A 50 μL of the AuNP reagent solution was first placed into a cuvette using a micropipette. Then 10 μL of an undiluted blood plasma sample was added. After mixing the assay solution for 5 s using a mini-vortex mixer, the cuvette was placed in the cuvette holder in CT-100, and the result was read automatically in 30 s. The response of the test was reported directly as the absorbance change of the assay solution over a 30-s of reaction time.
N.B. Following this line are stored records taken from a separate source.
# maua-maua-maua/maua

Hardware: AMD Instinct MI355X
Metric: frames/sec (whole node), 1024x1024 StyleGAN2 audio-reactive render (higher is better)
Workload: dtype bf16

## Files before the change

maua_amd/csrc/internal.h:

```cpp
#pragma once
#include "common.h"

namespace maua {

int launch_pack_rgb8(hipStream_t stream, const float* img, uint8_t* out, int B, int H, int W);
template <typename TI, typename TO>
int launch_nchw_to_nhwc(hipStream_t s, const void* x, void* y, int N, int C, int HW, int Cp);
template <typename TI, typename TO>
int launch_nhwc_to_nchw(hipStream_t s, const void* x, void* y, int N, int C, int HW, int Cp);

struct ConvArgs {
  const void* x;
  long x_bstride;
  const void* w;
  const float* s;
  const float* d;
  const float* noise;
  long noise_bstride;
  float noise_strength;
  const float* noise_scale;
  const float* bias;
  void* y;
  int B, H, W, Ci, Co, up;
  int act;
// ... 80 lines not shown
size_t upwalk_weight_elems(int Co, int Ci);
int launch_upwalk(hipStream_t stream, const HiresArgs& a, int dtype = MAUA_BF16);
int launch_prep_upwalk_weights(hipStream_t stream, const float* w, void* wt, int Co, int Ci, int flip, int dtype = MAUA_BF16);
bool upwalk_fused_supported(int dtype, int Ci, int Cm, int H, int W);
int launch_upwalk_fused(hipStream_t stream, const HiresArgs& up, const HiresArgs& c1, int force_segs = 0, int narrow_ok = 1,
                        int dtype = MAUA_BF16);

int launch_prep_weights(hipStream_t stream, int dtype, const float* w, void* wt, float* wsq, int Co, int Ci, int k,
                        int up, int flip, int Cop, int Cip);
int launch_f32_split_inplace(hipStream_t stream, void* w, long n_floats);

int launch_tconv2(hipStream_t stream, int dtype, const ConvArgs& a);
bool tconv_dma_supported(int dtype, int Ci, int Co, int H, int W);
int launch_tconv_dma(hipStream_t stream, const ConvArgs& a, int dtype = MAUA_BF16);
int launch_tconv_edges(hipStream_t stream, const ConvArgs& a, int dtype = MAUA_BF16);
int launch_prep_tconv_weights(hipStream_t stream, int dtype, const float* w, void* wt, int Co, int Ci, int flip);

struct UpfirArgs {
  const void* t;
  void* y;
  const float* d;
  const float* noise;
  long noise_bstride;
  float noise_strength;
  const float* noise_scale;
  const float* bias;
  const float* out_scale;
  int B, H, W, Co;
  int act;
  float alpha, gain, clamp;
};
int launch_upfir_epilogue(hipStream_t stream, int dtype, const UpfirArgs& a);
bool tconv_fir_supported(int dtype, int Ci, int Co, int H, int W);
int launch_tconv_fir(hipStream_t stream, const ConvArgs& a, const UpfirArgs& u, int dtype = MAUA_BF16);
size_t prepped_weight_elems(int k, int up, int Cop, int Cip);

struct LayerOperands { const void* x; const void* w; const float* s; const float* d; const float* bias; void* y; int B, H, W, Ci, Co, up; };
struct NoiseOperands { const float* noise; long bstride; float strength; const float* scale; };
struct Epilogue { int act; float alpha, gain, clamp; };
template <typename A>
inline void set_noise_args(A& a, const NoiseOperands& n) {
  a.noise = n.noise; a.noise_bstride = n.bstride; a.noise_strength = n.strength; a.noise_scale = n.scale;
}
template <typename A>
inline void set_epilogue_args(A& a, const Epilogue& e) {
  a.act = e.act; a.alpha = e.alpha; a.gain = e.gain; a.clamp = e.clamp;
}
template <typename A>
inline A layer_args(A a, const LayerOperands& l, const NoiseOperands& n, const Epilogue& e) {
  a.x = l.x; a.w = l.w; a.s = l.s; a.d = l.d; a.bias = l.bias; a.y = l.y;
  a.B = l.B; a.H = l.H; a.W = l.W; a.Ci = l.Ci; a.Co = l.Co; a.up = l.up;
  set_noise_args(a, n);
  set_epilogue_args(a, e);
  return a;
}
template <typename A>
inline void fuse_torgb_args(A& a, const float* wmod, const float* bias, const float* prev, float* out, float clamp, const float* fir16) {
  a.rgb_wmod = wmod; a.rgb_bias = bias; a.rgb_prev = prev; a.rgb_out = out; a.rgb_clamp = clamp;
  for (int i = 0; i < 16; i++) a.fir[i] = fir16[i];
}
inline void pack_u8_args(HiresArgs& a, uint8_t* rgb8_out, bool skip_f32) {
  a.rgb8_out = rgb8_out;
  a.rgb_skip_f32 = skip_f32;
}
inline ConvArgs tconv_args(const void* x, long x_bstride, const void* w, const float* s, void* t, int B, int H, int W, int Ci, int Co) {
  ConvArgs a{};
  a.x = x; a.x_bstride = x_bstride; a.w = w; a.s = s; a.y = t;
  a.B = B; a.H = H; a.W = W; a.Ci = Ci; a.Co = Co; a.up = 2;
  return a;
}
inline UpfirArgs upfir_args(void* y, const float* d, const float* bias, const float* out_scale, int B, int H, int W, int Co,
                            const NoiseOperands& n, const Epilogue& e) {
  UpfirArgs u{};
  u.y = y; u.d = d; u.bias = bias; u.out_scale = out_scale; u.B = B; u.H = H; u.W = W; u.Co = Co;
  set_noise_args(u, n);
  set_epilogue_args(u, e);
  return u;
}
inline void upsample_fir16(float* fir) {
  const float g4[4] = {0.25f, 0.75f, 0.75f, 0.25f};
  for (int u = 0; u < 4; u++)
    for (int v = 0; v < 4; v++) fir[u * 4 + v] = g4[u] * g4[v];
}

int modconv3x3_check(int dtype, const ConvArgs& a);
int lowres_check(int dtype, const ConvArgs& a);
int lowres_ksplit(int dtype, int B, int H, int W, int Ci, int Co, int up);
int hires_check(const HiresArgs& a, int dtype);
int upwalk_check(const HiresArgs& a, int dtype);
int upwalk_fused_check(const HiresArgs& up, const HiresArgs& c1, int dtype);
int tconv2_check(int dtype, const ConvArgs& a);
int tconv_edges_check(const ConvArgs& a, int dtype);
int tconv_dma_check(const ConvArgs& a, int dtype);
int tconv_fir_check(const ConvArgs& a, const UpfirArgs& u, int dtype);
int upfir_check(int dtype, const UpfirArgs& a);

struct ResizeArgs {
  const void* x;
  long x_bstride;
  void* y;
  int B, H, W, C, oh, ow;
  int mode;
  int align;
  int pl, pt;
  int how;
  float value;
  const float* noise;
};
int launch_resize2d(hipStream_t stream, int dtype, bool nhwc, const ResizeArgs& a);
int launch_skip_add(hipStream_t stream, const float* y, const float* prev, float* out, int B, int H, int W,
                    const float* fir16);
int launch_warp_affine_nhwc(hipStream_t stream, int dtype, const void* x, void* y, const float* minv, int B, int H, int W,
                            int C);
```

Kinetic interaction study of AuNP with IgG subclasses

The study of the interaction between the AuNP reagents and IgG subclasses from bovine, human and murine was conducted using the following materials: Bovine IgG1 (pep003, Bio-Rad, 1 mg/mL); bovine IgG2 (pep004, Bio-Rad, 1 mg/mL); human IgG1 (ab90283, Abcam, 3 mg/mL); human IgG2 (ab90284, Abcam, 2.2 mg/mL); human IgG3 (ab118462, Abcam, 2.2 mg/mL); human IgG4 (ab183266, Abcam, 1.5 mg/mL); mouse IgG1 (02-6100, Thermofisher, 1 mg/mL); mouse IgG2a (02-6200, Thermofisher, 1 mg/mL); mouse IgG2b (02-6300, Thermofisher, 1 mg/mL); mouse IgG3 (IMG5119A, Novus Biological, 0.5 mg/mL).

The kinetic study was conducted using a LaMotte model 3250 colorimeter. To an optical cuvette, 100 µL AuNP reagent from the D2Dx immunity test kit (D2Dx-hu-500) was added. Then 10 µL of the IgG subclass protein solution was added. Following mixing for 5 s using a mini vortex mixer, the cuvette was placed in the colorimeter, and the absorbance change of the assay solution was recorded every 30 s for a total reaction time of 3 min.

SARS-CoV-2 specific antibody measurements

An enzyme-linked immunosorbent assay (ELISA) was used to detect SARS-CoV-2 specific IgG and IgM antibodies in plasma samples from patients (positive by PCR test with nasopharyngeal samples) and from donors with or without symptoms, who were tested positive or negative by PCR. Qualitative serology ELISA kits from Creative Diagnostics (Shirley, NY, USA) were used to measure anti-SARS-CoV-2 IgG (product # DEIASL019) and IgM (product # DEIASL020) levels in plasma samples. Briefly, 100 μL of negative and positive control were added to the positive and negative control wells without dilution. Ten microliters (10 μL) of plasma samples were added to the wells containing 100 µL of dilution buffer, mixed thoroughly, sealed with cover film, and incubated at 37 °C for 30 min. The plate was washed five times using 300 µL of 1 × diluted wash buffer. After completing all the assay steps according to the product instructions, the absorbance of the assay solutions at 450 nm was measured using a plate reader (Synergy H1 Hybrid Reader, BioTek, USA). An OD value of ≥ 0.50 for the positive control and ≤ 0.10 for the negative control sample were obtained, confirming the validity of the assay, per product instruction. The following cutoff values, as provided in the product manual, were used for results interpretation: < 0.3, negative; ≥ 0.3 to < 0.5, intermediate; ≥ 0.50, positive.

Statistical analysis

Statistical differences of test results between different cohorts were analyzed using student t test, two-sample assuming unequal variances. P values < 0.05 were considered as significant difference. The numbers of asterisks indicate significance levels of P values, for example, the symbols of *, **, ***, and **** represent P values of ≤ 0.05, ≤ 0.01, ≤ 0.001, and ≤ 0.0001, respectively. If there is no significant difference (P > 0.05) between the groups, the results are presented as “ns”, namely, not significant.

Spearman’s rank-order correlation was used to analyze the correlation between the D2Dx immunity test scores of COVID-19 patients in the severe symptom cohort and the days from symptom onset to blood draw. The strength of the correlation was interpreted according to the scale suggest by Akoglu47: correlation coefficient 1—perfect; 0.7–0.9—strong positive correlation; 0.4–0.6—moderate positive correlation; 0.1–0.3—weak positive correlation; and 0—zero correlation. Both student t test and Spearman’s rank-order correlation was conducted using the data analysis function in Microsoft Office 2010 Excel software.